# the londoner



## thom (Apr 3, 2013)

Anybody else got a "the londoner"?










It's a Japanese three speed.I'd like to know the age of it.I plan to get it back to rideable condition.


----------



## militarymonark (Apr 3, 2013)

after some research it seems this bike originally was built in england and eventually outsourced to Japan in the 60's. You happen to have the outsourced version.


----------



## babyjesus (Apr 4, 2013)

*London*

I grew up in London. Cool bike - never heard of them til now.


----------



## rhenning (Apr 4, 2013)

It looks like a standard mid range Raliegh 3 speed that was built in the 1960s with dozens of different head badges on them.  3 speed classic English bike.  Roger


----------



## slcurts (May 29, 2013)

*I have one*

I have the same bike, except a girls' version.

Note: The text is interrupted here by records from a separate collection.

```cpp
#define URHGPU_ROW_ABSORBED (-(INT64_C(1) << 62))
#define URHGPU_SHARD_SUMMARY_BYTES 72
int urhgpu_shard_runs_dev(urhgpu_ctx *ctx, const void *d_iq, int64_t n_local, int64_t pos_base, int64_t n_total,
                          int rank, int world, const void *d_left_halo, const urhgpu_params *p,
                          const urhgpu_outputs *out, void *d_summary);
int urhgpu_shard_prelaunch_dev(urhgpu_ctx *ctx, const void *d_iq, int64_t n_local, int64_t pos_base, int64_t n_total,
                               int rank, int world, const urhgpu_params *p, const urhgpu_outputs *out);
int urhgpu_shard_launch_dev(urhgpu_ctx *ctx, const void *d_iq, int64_t n_local, int64_t pos_base, int64_t n_total,
                            int rank, int world, const void *d_left_halo, const urhgpu_params *p, const urhgpu_outputs *out);
int urhgpu_shard_rows_dev(urhgpu_ctx *ctx, const void *d_summaries, int64_t *d_merge);
int urhgpu_shard_bits_prepare_dev(urhgpu_ctx *ctx, const int64_t *d_merge_all, int64_t *d_flags);
int urhgpu_shard_bits_finish_dev(urhgpu_ctx *ctx, const int64_t *d_flags_all);

#define URHGPU_COSTAS_SUMMARY_BYTES 160
int64_t urhgpu_costas_halo_samples(const urhgpu_params *p);
int urhgpu_shard_costas_spec_dev(urhgpu_ctx *ctx, const void *d_iq, int64_t n_local, int64_t pos_base, int64_t n_total, int rank, int world,
                                 const void *d_halo, int64_t n_halo, const urhgpu_params *p, const urhgpu_outputs *out, void *d_summary);
int urhgpu_shard_costas_resolve_dev(urhgpu_ctx *ctx, const uint32_t *start_state, uint32_t *d_end_state);

int urhgpu_shard_demod_dev(urhgpu_ctx *ctx, const void *d_iq, int64_t n_local, int64_t pos_base, int64_t n_total, int rank, int world,
                           const void *d_left_halo, const urhgpu_params *p, const urhgpu_outputs *out);
int urhgpu_shard_seam_value(urhgpu_ctx *ctx, float *seam);

int urhgpu_magnitude_chunk_stats_dev(urhgpu_ctx *ctx, const void *d_iq, int dtype, int64_t n, int64_t chunk,
                                     int64_t n_chunks, double *d_sum, double *d_max);


int urhgpu_segment_runs_dev(urhgpu_ctx *ctx, const void *d_iq, int dtype, int64_t n, float noise_threshold,
                            int64_t *d_rows, int64_t cap_rows, int64_t *d_n_rows);
int urhgpu_message_ranges_dev(urhgpu_ctx *ctx, const void *d_iq, int dtype, int64_t n, float noise_threshold, int64_t *seg_out, int64_t cap_seg_out,
                              int64_t *n_seg_out, int64_t *merged_out, int64_t cap_merged_out, int64_t *n_merged_out, int *merge_ambiguous);
int urhgpu_message_ranges_demod_dev(urhgpu_ctx *ctx, const void *d_iq, int dtype, int64_t n, float noise_threshold, int64_t *seg_out,
                                    int64_t cap_seg_out, int64_t *n_seg_out, int64_t *merged_out, int64_t cap_merged_out,
                                    int64_t *n_merged_out, int *merge_ambiguous, float *d_qad_ask);
int urhgpu_compact_gt_dev(urhgpu_ctx *ctx, const float *d_x, int64_t n, float thr, float *d_out, int64_t *d_count);
int urhgpu_edges_le_dev(urhgpu_ctx *ctx, const float *d_x, int64_t n, float center, int64_t *d_idx, int64_t cap, int64_t *d_count);
int urhgpu_minmax_f32_dev(urhgpu_ctx *ctx, const float *d_x, int64_t n, float *d_out2);
int urhgpu_pairwise_sum_f32_dev(urhgpu_ctx *ctx, const float *d_x, int64_t n, int mode, float mean, float *sum_out);
int urhgpu_histogram_f32_dev(urhgpu_ctx *ctx, const float *d_x, int64_t n, const double *d_edges, int64_t n_edges, int64_t *d_counts);

int urhgpu_msg_center_stats(urhgpu_ctx *ctx, const float *d_x, int64_t n, const int64_t *ranges, int n_msgs, int64_t max_bins,
                            double *out_stats, int64_t *out_hist, double *out_center, int32_t *out_flag);
int urhgpu_msg_plateaus(urhgpu_ctx *ctx, const float *d_x, int64_t n, const int64_t *ranges, const double *centers, int n_msgs,
                        int percentage, int64_t extra_window, int64_t *out_off, uint64_t *out_len, int64_t cap_total);

int urhgpu_merge_plateaus(const uint64_t *plateaus, int64_t n, uint64_t tolerance, uint64_t max_count, uint64_t *out, int64_t *n_out);

int urhgpu_detect_modulation_dev(urhgpu_ctx *ctx, const float *d_iq, int64_t n, const int64_t *ranges, int n_msgs, int wavelet_scale,
                                 int median_filter_order, int *labels_out, double *vars_out);

int urhgpu_msg_bit_lengths(const uint64_t *lens, const int64_t *off, int n_msgs, int64_t *tol_out, int64_t *bitlen_out);
int urhgpu_msg_plateau_decisions(urhgpu_ctx *ctx, const float *d_x, int64_t n, const int64_t *ranges, const double *centers, int n_msgs,
                                 int percentage, int64_t extra_window, int64_t *tol_out, int64_t *bitlen_out);
int urhgpu_msg_estimate(urhgpu_ctx *ctx, const float *d_x, int64_t n, const int64_t *ranges, int n_msgs, int64_t max_bins, int percentage,
                        int64_t extra_window, double *out_stats, double *out_center, int32_t *out_flag, int64_t *tol_out, int64_t *bitlen_out);
int urhgpu_test_bit_length_from_counts(const uint64_t *lens, int64_t n, int64_t *tol_out, int64_t *bitlen_out);
int urhgpu_msg_divisor_histogram(const uint64_t *lens, int64_t n, uint64_t *hist_out, int64_t cap, int64_t *hist_len, int64_t *tol_out);
int urhgpu_bit_length_from_order(const uint64_t *hist, const int64_t *order_desc, int64_t len, int64_t *bitlen_out);

int urhgpu_minmax(urhgpu_ctx *ctx, const void *arr, int dtype, int64_t n, void *out2);
int urhgpu_segment_messages(urhgpu_ctx *ctx, const void *magnitudes, int is_f64, int64_t n, float noise_threshold, int64_t *seg_out,
                            int64_t cap_seg, int64_t *n_seg);
int urhgpu_get_plateau_lengths(urhgpu_ctx *ctx, const float *rect_data, int64_t n, float center, int percentage, uint64_t *out, int64_t cap,
                               int64_t *n_out);
int urhgpu_threshold_divisor_histogram(const uint64_t *lens, int64_t n, float threshold, uint64_t *hist_out, int64_t cap, int64_t *hist_len);
int urhgpu_median_filter(urhgpu_ctx *ctx, const double *data, int64_t n, unsigned int k, float *out);

int urhgpu_test_fast_division_dev(urhgpu_ctx *ctx, uint64_t seed, int reps, uint64_t *n_mismatch);
int urhgpu_test_sincosf_fast_dev(urhgpu_ctx *ctx, uint64_t *n_mismatch);
int urhgpu_test_force_merge_ambiguous(int on);

int urhgpu_modulate_dev(urhgpu_ctx *ctx, const uint8_t *bits, const int64_t *bit_off, const uint32_t *pause, const uint32_t *start,
                        int n_msgs, uint32_t samples_per_symbol, int mod, const float *parameters, int bits_per_symbol,
                        float carrier_amplitude, float carrier_frequency, float carrier_phase, float sample_rate, int dtype,
                        void *d_out, int64_t cap_samples, int64_t *total_samples);
int urhgpu_modulate(urhgpu_ctx *ctx, const uint8_t *bits, int64_t num_bits, uint32_t samples_per_symbol, int mod,
                    const float *parameters, int bits_per_symbol, float carrier_amplitude, float carrier_frequency,
                    float carrier_phase, float sample_rate, uint32_t pause, uint32_t start, int dtype, void *out);

int urhgpu_modulate_gfsk_dev(urhgpu_ctx *ctx, const uint8_t *bits, const int64_t *bit_off, const uint32_t *pause, const uint32_t *start,
                             int n_msgs, uint32_t samples_per_symbol, const float *parameters, int bits_per_symbol,
                             float carrier_amplitude, float carrier_phase, float sample_rate, int dtype, const float *gauss_fir,
                             int n_taps, const float *frequencies, void *d_out, int64_t cap_samples, int64_t *total_samples);
int urhgpu_modulate_gfsk(urhgpu_ctx *ctx, const uint8_t *bits, int64_t num_bits, uint32_t samples_per_symbol, const float *parameters,
                         int bits_per_symbol, float carrier_amplitude, float carrier_phase, float sample_rate, uint32_t pause,
                         uint32_t start, int dtype, const float *gauss_fir, int n_taps, const float *frequencies, void *out);

int urhgpu_convert_dev(urhgpu_ctx *ctx, const void *d_src, int src_dtype, void *d_dst, int dst_dtype, int64_t n);
int urhgpu_pcm_to_iq_dev(urhgpu_ctx *ctx, const void *d_raw, int64_t n_frames, int channels, int sample_width, float *d_out);
int urhgpu_fft_peak_dev(urhgpu_ctx *ctx, const float *d_x, int64_t n, int64_t *peak_index);
int urhgpu_sub_encode_runs(const uint8_t *values, int64_t n, int64_t stride, int64_t *runs_out, int64_t cap, int64_t *n_runs);
int urhgpu_astype_dev(urhgpu_ctx *ctx, const void *d_src, int src_dtype, void *d_dst, int dst_dtype, int64_t n);

int urhgpu_path_minmax_dev(urhgpu_ctx *ctx, const void *d_samples, int dtype, int64_t start, int64_t end,
                           int64_t samples_per_pixel, void *d_values);
int urhgpu_path_minmax(urhgpu_ctx *ctx, const void *samples, int dtype, int64_t n, int64_t start, int64_t end,
                       int64_t samples_per_pixel, void *values);

int urhgpu_spectrogram_dev(urhgpu_ctx *ctx, const float *d_x, int64_t n, int window_size, int64_t hop, int64_t frames,
                           const double *d_window, const double *d_twiddles, double *d_stft, float *d_db);
int urhgpu_bgra_lookup_dev(urhgpu_ctx *ctx, const float *d_db, int64_t frames, int window_size, const uint32_t *d_colormap,
                           int n_colors, float data_min, float data_max, uint32_t *d_image);

int urhgpu_bench_copy_ceiling_dev(urhgpu_ctx *ctx, const float *d_in, float *d_out, int64_t n_samples, int shape, int reps, float *ms_per_copy);
int urhgpu_test_hot_probe(urhgpu_ctx *ctx, const void *d_iq, int64_t n, const urhgpu_params *p, float *d_qad, int stream_kind, int event_mode,
                          int graded, int launches, int keep, void *d_chunks_out, int64_t *n_chunks_out, float *dur_ms, float *gap_ms, int bubble_us,
                          int load_kind);
int urhgpu_test_hot_stamps(int on);
int urhgpu_test_tail_skip(int mask);
int urhgpu_test_fetch_chunk_tables(urhgpu_ctx *ctx, void *host_dst, int64_t n_chunks);
int urhgpu_memcpy_to_host(urhgpu_ctx *ctx, const void *d_src, void *host_dst, int64_t bytes);
int urhgpu_memcpy_dtod(urhgpu_ctx *ctx, void *d_dst, const void *d_src, int64_t bytes);

int urhgpu_test_force_state_bytes(int on);

int urhgpu_test_force_generic_tail(int on);

int urhgpu_test_force_tiles_per_chunk(int tiles);

int64_t urhgpu_test_wide_int_launches(void);

int64_t urhgpu_test_costas_host_syncs(void);
int64_t urhgpu_test_center_host_syncs(void);
int urhgpu_test_costas_scratch(int64_t n, int loop_order, int64_t *out3);

int urhgpu_test_atan2f_dev(urhgpu_ctx *ctx, const float *d_y, const float *d_x, int64_t n, float *d_out);

int urhgpu_chunk_power_stats_dev(urhgpu_ctx *ctx, const void *d_src, int dtype, int64_t n_rows, void *d_dst, int64_t n_store, double *sum_out,
                                 double *max_out);
int urhgpu_chunk_stats_launches(urhgpu_ctx *ctx, int64_t *n_launches);

int urhgpu_magnitude_chunk_partials_dev(urhgpu_ctx *ctx, const void *d_iq, int dtype, int64_t n_local, int64_t pos_base, int64_t n_total,
                                        int64_t chunk, int64_t n_chunks, double *d_sum, double *d_max);
#define URHGPU_PW_REC_HEAD 8
#define URHGPU_PW_REC_FIRST 136
#define URHGPU_PW_REC_LAST 264
#define URHGPU_PW_REC_TAIL 392
#define URHGPU_PW_REC_PIECES 520
int urhgpu_pairwise_partial_f32_dev(urhgpu_ctx *ctx, const float *d_x, int64_t m_local, int64_t g_off, int64_t m_total, int mode, float mean,
                                    float *d_out, int64_t cap, int64_t *n_out);

typedef struct urhgpu_noise_result {
    double noise;
    float noise_f32;
    float noise_sqrd;
    int64_t flag;
    int64_t chunk, n_chunks;
    int64_t n_candidates;
    double min_mean, max_mean;
} urhgpu_noise_result;
double urhgpu_noise_max_magnitude(int dtype);
int urhgpu_detect_noise_level_dev(urhgpu_ctx *ctx, const void *d_iq, int dtype, int64_t n, void *d_result);
int urhgpu_iq_to_bits_auto_dev(urhgpu_ctx *ctx, const void *d_iq, int64_t n, const urhgpu_params *p, int auto_noise, int auto_center,
                               int64_t center_max_size, const urhgpu_outputs *out, void *d_noise_result, void *h_noise_result,
                               void *d_center_result, void *h_center_result, int64_t hist_cap);
int urhgpu_stream_set_auto_noise(urhgpu_stream *st, int enable);
int urhgpu_stream_noise(urhgpu_stream *st, int64_t seq, double *noise, int64_t *flag);
int64_t urhgpu_test_noise_host_syncs(void);

typedef struct urhgpu_msg_record {
    double rssi;
    int64_t first_pos;
    int64_t mid_pos;
    int32_t n_pad;
    int32_t flag;
} urhgpu_msg_record;
int urhgpu_msg_records_dev(urhgpu_ctx *ctx, const void *d_iq, int64_t n, const urhgpu_params *p, const urhgpu_outputs *out,
                           int64_t message_length_divisor, void *d_rec, int64_t cap_msg, void *h_rec);
int urhgpu_stream_set_msg_records(urhgpu_stream *st, int enable, int64_t message_length_divisor);
int urhgpu_stream_msg_records(urhgpu_stream *st, int64_t seq, const urhgpu_msg_record **rec, int64_t *n_msg);
int64_t urhgpu_test_records_host_syncs(void);

int urhgpu_dc_correct_dev(urhgpu_ctx *ctx, const void *d_in, int64_t n, int dtype, void *d_out, void *d_mean);
int urhgpu_dc_correct(urhgpu_ctx *ctx, const void *h_in, int64_t n, int dtype, void *h_out, void *h_mean);
int64_t urhgpu_test_dc_host_syncs(void);
int urhgpu_test_dc_stats(urhgpu_ctx *ctx, int64_t *stats);

int urhgpu_shard_dc_sums_dev(urhgpu_ctx *ctx, const void *d_in, int64_t n, int dtype, void *d_words);
#define URHGPU_DC_RECORD_BYTES 64
int urhgpu_shard_dc_spec_dev(urhgpu_ctx *ctx, const void *d_in, int64_t n, const double *base, void *d_records);
int urhgpu_shard_dc_resolve_dev(urhgpu_ctx *ctx, const void *d_in, int64_t n, const uint32_t *entry, void *d_exit);
int urhgpu_shard_dc_apply_dev(urhgpu_ctx *ctx, const void *d_in, int64_t n, int dtype, const void *mean, void *d_out);
int urhgpu_shard_dc_stats(urhgpu_ctx *ctx, int64_t *stats);

#define URHGPU_SHARD_REC_SUMMARY_WORDS 10
#define URHGPU_SHARD_REC_FIRST_WORDS 8
int urhgpu_shard_records_summary_dev(urhgpu_ctx *ctx, int64_t n_local, int64_t pos_base, const urhgpu_outputs *out, void *d_words);
int urhgpu_shard_records_lookup_dev(urhgpu_ctx *ctx, const urhgpu_outputs *out, const void *d_index, int64_t n, void *d_values);
int urhgpu_shard_msg_records_dev(urhgpu_ctx *ctx, const void *d_iq, int64_t n_local, int64_t pos_base, int64_t n_total, const urhgpu_params *p,
                                 const urhgpu_outputs *out, int64_t message_length_divisor, const int64_t *first, const void *d_window,
                                 int64_t window_len, void *d_rec, int64_t cap_msg, void *h_rec);

#ifdef __cplusplus
}
#endif
#endif
```

### urh_amd/_lib.py

```python
import ctypes as C
import os
import threading

HERE = os.path.dirname(os.path.abspath(__file__))
LIB_PATH = os.path.join(HERE, "liburhgpu.so")

OK = 0
ERR_HIP, ERR_DTYPE, ERR_ARG, ERR_CAPACITY, ERR_UNSUPPORTED, ERR_NO_DEVICE = -1, -2, -3, -4, -5, -6
BLOB_LEN16 = 2
BLOB_ROW16 = 4

DT_I8, DT_U8, DT_I16, DT_U16, DT_F32 = 0, 1, 2, 3, 4
MOD_ASK, MOD_FSK, MOD_PSK, MOD_OTHER = 0, 1, 2, 3
ROW_ABSORBED = -(1 << 62)
BLOB_MAGIC = 0x55524842424C4F42
BLOB_HEADER_BYTES = 128


class UrhGpuError(RuntimeError):
    def __init__(self, status, msg):
        super().__init__(msg)
        self.status = status


class Params(C.Structure):
    _fields_ = [
        ("dtype", C.c_int), ("mod", C.c_int), ("bits_per_symbol", C.c_int),
        ("noise_threshold", C.c_float), ("center", C.c_float), ("center_spacing", C.c_float),
        ("tolerance", C.c_int), ("samples_per_symbol", C.c_uint32), ("costas_loop_bandwidth", C.c_float),
        ("pause_threshold", C.c_int64), ("write_bit_sample_pos", C.c_int), ("noise_other", C.c_float),
        ("mod_order", C.c_int),
    ]
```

It has the seat and fenders and is in pretty nice condition, but the chainguard is not original - someone has scabbed an old one on there with incorrect brackets. Can you tell if yours ever had a chainguard?


----------



## Hermanator3 (May 29, 2013)

rhenning said:


> It looks like a standard mid range Raliegh 3 speed that was built in the 1960s with dozens of different head badges on them.  3 speed classic English bike.  Roger




Doesn't have the distinctive Raleigh fork.


----------



## slcurts (Jun 27, 2020)

militarymonark said:


> after some research it seems this bike originally was built in england and eventually outsourced to Japan in the 60's. You happen to have the outsourced version.



Old thread, I know, but for the sake of posterity: They were designed by Scheuer and built in Germany until about 1960, then moved to Japan. They had Shimano 333 rear hubs, a pretty sure sign they had nothing to do with Raleigh. Here's another thread about them: https://thecabe.com/forum/threads/the-londoner.25924/


----------